▶ _Data provided_:
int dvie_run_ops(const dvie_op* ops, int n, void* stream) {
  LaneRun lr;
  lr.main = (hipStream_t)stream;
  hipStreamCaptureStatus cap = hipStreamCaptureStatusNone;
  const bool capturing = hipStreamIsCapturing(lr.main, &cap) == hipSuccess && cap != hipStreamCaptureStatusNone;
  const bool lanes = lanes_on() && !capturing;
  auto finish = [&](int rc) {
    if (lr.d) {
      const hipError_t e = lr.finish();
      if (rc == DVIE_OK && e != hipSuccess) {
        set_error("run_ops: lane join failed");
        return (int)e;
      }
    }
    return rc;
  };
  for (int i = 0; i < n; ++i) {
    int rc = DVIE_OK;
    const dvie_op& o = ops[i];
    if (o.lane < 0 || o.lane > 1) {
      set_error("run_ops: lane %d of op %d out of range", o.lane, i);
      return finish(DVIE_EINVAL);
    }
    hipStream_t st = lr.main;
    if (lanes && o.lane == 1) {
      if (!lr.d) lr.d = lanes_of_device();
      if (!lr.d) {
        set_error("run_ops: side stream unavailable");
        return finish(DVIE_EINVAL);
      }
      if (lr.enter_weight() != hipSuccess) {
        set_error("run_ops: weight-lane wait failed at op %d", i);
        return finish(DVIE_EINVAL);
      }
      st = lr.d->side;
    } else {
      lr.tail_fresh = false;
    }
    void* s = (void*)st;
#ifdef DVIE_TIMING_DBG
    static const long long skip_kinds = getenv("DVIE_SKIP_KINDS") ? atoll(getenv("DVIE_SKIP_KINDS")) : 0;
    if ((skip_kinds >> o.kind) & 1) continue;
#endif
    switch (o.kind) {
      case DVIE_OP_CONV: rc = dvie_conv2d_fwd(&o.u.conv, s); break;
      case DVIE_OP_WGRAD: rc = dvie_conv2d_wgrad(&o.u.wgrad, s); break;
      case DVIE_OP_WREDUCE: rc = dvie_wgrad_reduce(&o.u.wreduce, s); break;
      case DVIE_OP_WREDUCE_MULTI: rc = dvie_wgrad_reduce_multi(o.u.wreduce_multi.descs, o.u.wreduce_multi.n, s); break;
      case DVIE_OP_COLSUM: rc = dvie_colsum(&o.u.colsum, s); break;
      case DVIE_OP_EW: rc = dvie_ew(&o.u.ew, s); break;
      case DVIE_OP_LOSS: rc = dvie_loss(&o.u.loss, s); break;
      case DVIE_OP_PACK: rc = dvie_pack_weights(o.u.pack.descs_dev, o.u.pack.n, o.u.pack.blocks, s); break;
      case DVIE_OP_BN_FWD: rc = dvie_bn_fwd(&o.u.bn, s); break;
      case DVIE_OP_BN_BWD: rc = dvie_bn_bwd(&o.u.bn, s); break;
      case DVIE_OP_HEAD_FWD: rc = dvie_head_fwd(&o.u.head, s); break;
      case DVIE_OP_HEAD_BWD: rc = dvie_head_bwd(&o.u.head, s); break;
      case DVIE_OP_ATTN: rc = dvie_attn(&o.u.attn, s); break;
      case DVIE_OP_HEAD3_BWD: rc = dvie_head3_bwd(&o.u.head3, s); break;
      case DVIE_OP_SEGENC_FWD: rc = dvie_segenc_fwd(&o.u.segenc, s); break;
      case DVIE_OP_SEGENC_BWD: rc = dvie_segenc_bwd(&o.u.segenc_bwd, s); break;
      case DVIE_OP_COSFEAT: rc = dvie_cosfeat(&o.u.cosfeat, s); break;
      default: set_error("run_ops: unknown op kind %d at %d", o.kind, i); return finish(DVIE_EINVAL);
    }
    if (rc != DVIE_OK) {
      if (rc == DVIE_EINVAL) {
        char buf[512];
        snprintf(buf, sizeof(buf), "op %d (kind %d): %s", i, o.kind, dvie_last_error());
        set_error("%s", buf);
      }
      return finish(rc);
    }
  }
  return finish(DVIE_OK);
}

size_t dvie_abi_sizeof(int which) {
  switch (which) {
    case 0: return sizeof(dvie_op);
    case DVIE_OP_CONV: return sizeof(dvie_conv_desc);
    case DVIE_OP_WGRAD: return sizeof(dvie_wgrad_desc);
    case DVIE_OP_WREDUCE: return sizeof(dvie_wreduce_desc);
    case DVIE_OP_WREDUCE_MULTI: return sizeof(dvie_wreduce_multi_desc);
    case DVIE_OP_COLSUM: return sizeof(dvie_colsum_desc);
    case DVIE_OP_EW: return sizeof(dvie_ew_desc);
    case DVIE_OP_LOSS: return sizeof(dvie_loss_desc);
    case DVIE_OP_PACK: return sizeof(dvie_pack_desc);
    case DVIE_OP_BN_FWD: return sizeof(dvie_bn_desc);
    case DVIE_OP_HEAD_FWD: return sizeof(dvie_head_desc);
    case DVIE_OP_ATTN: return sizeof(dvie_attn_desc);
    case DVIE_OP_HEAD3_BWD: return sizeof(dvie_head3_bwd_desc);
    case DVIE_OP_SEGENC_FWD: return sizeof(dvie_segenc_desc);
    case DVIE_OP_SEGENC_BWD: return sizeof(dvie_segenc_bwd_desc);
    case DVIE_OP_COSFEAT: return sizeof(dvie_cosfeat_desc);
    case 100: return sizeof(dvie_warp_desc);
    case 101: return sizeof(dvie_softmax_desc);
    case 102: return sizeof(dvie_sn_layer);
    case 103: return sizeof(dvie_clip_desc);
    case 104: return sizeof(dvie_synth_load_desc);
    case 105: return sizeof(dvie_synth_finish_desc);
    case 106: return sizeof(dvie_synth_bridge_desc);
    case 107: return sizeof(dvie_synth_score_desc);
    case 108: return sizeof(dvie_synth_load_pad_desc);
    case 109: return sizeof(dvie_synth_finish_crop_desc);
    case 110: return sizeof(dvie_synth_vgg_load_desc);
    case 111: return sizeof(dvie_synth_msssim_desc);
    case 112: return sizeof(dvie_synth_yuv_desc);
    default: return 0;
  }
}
--
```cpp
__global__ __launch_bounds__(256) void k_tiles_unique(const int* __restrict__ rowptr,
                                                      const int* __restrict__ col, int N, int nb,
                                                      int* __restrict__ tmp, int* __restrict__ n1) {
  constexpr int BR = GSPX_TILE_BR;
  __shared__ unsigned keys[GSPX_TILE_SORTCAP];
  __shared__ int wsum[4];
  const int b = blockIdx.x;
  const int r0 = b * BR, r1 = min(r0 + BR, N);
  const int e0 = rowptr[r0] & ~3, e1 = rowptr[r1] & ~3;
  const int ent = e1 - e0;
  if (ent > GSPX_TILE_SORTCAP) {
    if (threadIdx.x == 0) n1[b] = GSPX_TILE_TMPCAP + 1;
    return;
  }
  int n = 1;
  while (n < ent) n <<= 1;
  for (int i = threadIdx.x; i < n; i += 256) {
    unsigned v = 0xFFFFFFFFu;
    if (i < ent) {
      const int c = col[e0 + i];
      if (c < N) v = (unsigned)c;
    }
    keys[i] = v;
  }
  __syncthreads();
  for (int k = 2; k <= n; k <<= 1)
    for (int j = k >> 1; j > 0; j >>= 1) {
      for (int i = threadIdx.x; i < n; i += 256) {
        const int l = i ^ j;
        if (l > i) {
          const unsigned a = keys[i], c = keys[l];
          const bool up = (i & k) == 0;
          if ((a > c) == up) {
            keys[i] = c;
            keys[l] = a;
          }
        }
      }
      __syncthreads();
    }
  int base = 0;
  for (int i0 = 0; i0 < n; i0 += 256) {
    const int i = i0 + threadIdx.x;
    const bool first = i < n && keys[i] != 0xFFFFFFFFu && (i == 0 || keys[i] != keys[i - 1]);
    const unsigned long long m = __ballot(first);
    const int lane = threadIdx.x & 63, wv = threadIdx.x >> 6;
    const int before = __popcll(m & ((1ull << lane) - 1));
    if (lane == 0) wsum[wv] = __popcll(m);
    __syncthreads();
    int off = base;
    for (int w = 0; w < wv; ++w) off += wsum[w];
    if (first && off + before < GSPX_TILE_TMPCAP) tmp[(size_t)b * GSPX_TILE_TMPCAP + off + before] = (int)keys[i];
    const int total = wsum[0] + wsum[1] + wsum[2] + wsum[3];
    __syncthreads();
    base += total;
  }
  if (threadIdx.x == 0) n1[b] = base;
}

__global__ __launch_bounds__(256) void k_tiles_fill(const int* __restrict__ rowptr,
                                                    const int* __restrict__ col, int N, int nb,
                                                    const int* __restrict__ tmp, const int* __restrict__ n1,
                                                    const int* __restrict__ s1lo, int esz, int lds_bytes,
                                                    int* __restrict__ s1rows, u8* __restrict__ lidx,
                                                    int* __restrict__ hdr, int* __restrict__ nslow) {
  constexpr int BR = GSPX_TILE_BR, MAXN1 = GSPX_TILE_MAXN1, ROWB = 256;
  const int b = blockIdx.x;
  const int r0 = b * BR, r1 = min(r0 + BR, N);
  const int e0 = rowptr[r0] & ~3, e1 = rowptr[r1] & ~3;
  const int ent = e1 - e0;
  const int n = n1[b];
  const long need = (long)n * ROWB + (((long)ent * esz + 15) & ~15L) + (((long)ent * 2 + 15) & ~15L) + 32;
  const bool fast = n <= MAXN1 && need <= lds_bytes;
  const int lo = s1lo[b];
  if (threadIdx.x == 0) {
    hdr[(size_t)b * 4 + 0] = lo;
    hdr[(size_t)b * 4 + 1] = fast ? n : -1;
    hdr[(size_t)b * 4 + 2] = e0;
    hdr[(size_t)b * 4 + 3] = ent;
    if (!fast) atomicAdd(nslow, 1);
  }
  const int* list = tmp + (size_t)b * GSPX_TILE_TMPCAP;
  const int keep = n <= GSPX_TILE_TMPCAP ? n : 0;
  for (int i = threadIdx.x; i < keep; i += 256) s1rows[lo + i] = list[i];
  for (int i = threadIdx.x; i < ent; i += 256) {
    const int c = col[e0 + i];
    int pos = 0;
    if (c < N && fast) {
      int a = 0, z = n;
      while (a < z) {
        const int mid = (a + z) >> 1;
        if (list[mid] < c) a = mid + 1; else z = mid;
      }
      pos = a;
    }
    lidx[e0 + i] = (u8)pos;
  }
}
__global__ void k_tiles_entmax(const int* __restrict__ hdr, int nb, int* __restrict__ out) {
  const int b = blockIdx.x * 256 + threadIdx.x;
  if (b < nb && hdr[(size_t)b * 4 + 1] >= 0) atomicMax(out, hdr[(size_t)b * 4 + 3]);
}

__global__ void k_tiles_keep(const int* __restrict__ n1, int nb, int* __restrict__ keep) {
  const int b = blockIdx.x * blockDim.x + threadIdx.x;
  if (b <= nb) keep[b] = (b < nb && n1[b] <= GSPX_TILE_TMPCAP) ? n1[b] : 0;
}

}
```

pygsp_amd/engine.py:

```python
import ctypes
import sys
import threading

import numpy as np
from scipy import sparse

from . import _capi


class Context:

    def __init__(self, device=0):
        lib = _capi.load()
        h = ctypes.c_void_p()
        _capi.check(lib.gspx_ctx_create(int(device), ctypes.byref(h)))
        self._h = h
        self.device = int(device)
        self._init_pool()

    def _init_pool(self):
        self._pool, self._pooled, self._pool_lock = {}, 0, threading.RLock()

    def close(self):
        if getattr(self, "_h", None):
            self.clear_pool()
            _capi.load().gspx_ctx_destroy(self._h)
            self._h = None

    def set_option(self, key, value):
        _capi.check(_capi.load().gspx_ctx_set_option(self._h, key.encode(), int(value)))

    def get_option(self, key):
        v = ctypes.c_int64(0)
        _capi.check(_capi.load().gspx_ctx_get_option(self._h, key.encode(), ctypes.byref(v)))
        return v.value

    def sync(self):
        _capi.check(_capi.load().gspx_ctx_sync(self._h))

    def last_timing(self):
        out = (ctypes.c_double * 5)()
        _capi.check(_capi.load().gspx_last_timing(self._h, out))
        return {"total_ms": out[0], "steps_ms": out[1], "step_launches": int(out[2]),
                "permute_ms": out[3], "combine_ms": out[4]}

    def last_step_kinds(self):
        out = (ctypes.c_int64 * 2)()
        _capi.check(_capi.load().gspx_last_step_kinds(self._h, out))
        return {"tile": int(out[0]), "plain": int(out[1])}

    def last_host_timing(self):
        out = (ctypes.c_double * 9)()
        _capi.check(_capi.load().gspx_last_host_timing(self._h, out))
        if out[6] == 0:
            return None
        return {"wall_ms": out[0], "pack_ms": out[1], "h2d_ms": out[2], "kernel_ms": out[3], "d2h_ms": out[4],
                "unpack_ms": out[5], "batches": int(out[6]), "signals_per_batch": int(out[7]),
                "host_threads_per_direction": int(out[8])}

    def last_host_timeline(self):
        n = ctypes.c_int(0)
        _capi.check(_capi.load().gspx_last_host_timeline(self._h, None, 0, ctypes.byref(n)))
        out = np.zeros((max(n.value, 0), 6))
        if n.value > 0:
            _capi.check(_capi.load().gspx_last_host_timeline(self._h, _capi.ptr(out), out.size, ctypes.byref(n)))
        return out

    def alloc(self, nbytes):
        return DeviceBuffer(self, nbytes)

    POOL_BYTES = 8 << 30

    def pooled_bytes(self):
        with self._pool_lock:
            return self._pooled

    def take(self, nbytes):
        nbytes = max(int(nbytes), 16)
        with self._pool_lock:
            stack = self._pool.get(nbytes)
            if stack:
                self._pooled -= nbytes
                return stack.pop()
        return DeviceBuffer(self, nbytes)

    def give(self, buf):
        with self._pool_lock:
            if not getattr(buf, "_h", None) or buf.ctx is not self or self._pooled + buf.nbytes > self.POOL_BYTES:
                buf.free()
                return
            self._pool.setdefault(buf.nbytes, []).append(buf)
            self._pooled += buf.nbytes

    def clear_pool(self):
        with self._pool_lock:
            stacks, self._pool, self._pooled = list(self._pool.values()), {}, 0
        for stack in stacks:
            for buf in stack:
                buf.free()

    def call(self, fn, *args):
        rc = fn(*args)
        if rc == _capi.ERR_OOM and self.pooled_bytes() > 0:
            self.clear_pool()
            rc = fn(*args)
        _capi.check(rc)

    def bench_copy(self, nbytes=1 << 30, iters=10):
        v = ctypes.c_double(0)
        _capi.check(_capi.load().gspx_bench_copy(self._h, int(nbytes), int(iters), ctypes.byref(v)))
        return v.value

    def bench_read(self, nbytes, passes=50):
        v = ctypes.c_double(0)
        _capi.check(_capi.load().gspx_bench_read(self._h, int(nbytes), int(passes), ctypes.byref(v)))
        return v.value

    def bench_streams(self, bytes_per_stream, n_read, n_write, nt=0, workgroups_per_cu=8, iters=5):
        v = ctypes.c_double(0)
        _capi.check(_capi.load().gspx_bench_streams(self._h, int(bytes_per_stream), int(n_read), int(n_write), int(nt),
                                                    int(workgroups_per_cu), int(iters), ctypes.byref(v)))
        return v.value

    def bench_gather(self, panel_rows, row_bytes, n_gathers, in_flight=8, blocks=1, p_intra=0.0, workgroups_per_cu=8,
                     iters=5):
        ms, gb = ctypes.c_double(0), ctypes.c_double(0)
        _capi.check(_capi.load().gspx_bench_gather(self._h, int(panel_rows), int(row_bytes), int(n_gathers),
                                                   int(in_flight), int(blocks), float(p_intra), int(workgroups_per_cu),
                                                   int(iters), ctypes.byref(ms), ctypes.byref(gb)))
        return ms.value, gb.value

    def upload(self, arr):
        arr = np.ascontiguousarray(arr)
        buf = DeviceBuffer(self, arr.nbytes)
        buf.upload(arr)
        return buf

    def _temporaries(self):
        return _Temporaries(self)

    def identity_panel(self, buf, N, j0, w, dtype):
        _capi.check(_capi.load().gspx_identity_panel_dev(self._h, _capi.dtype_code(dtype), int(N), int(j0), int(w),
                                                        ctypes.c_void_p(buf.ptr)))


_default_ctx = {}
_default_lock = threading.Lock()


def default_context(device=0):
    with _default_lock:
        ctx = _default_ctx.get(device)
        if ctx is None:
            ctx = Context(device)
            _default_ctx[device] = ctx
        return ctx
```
--
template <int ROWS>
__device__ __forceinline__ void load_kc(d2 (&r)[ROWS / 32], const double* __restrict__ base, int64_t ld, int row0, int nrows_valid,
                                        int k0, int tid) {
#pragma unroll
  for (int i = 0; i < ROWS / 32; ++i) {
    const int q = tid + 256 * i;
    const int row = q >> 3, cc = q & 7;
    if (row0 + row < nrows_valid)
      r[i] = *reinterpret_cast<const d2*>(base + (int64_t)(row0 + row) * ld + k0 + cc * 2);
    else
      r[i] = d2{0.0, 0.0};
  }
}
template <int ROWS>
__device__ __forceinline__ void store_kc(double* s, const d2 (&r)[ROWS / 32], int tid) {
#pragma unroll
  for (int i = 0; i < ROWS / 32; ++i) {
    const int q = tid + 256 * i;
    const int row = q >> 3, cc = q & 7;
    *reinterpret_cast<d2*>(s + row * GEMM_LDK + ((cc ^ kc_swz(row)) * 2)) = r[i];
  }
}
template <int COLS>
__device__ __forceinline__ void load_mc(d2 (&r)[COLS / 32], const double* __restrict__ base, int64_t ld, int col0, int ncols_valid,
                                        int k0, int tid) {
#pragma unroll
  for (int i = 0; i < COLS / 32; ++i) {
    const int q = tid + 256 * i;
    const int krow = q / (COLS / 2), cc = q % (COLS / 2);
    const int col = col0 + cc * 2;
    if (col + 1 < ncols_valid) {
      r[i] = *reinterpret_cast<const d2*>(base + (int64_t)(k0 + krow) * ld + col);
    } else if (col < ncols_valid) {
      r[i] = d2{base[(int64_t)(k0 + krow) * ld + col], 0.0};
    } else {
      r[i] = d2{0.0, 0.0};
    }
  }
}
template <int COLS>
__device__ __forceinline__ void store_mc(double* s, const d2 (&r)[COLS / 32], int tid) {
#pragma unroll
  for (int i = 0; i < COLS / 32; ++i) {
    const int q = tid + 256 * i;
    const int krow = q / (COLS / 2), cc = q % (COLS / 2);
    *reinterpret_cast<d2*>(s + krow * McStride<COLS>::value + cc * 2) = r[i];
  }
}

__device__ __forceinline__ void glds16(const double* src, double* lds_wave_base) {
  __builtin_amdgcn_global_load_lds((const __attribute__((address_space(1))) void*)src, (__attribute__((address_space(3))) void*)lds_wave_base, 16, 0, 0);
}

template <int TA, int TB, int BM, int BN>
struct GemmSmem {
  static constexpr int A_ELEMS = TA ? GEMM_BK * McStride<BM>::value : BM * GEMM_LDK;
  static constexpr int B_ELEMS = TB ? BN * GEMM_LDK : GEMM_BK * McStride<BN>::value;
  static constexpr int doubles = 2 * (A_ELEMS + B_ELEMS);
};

▶ _Directions for this task_:
Reproduce the lines of the entries above from the one with "int dvie_run_ops(const dvie_op*" to the one with "hipStreamCaptureStatus cap = hipStreamCaptureStatusNone;", both included, exactly and without any other line.

▶ _Solution for this exercise_:
int dvie_run_ops(const dvie_op* ops, int n, void* stream) {
  LaneRun lr;
  lr.main = (hipStream_t)stream;
  hipStreamCaptureStatus cap = hipStreamCaptureStatusNone;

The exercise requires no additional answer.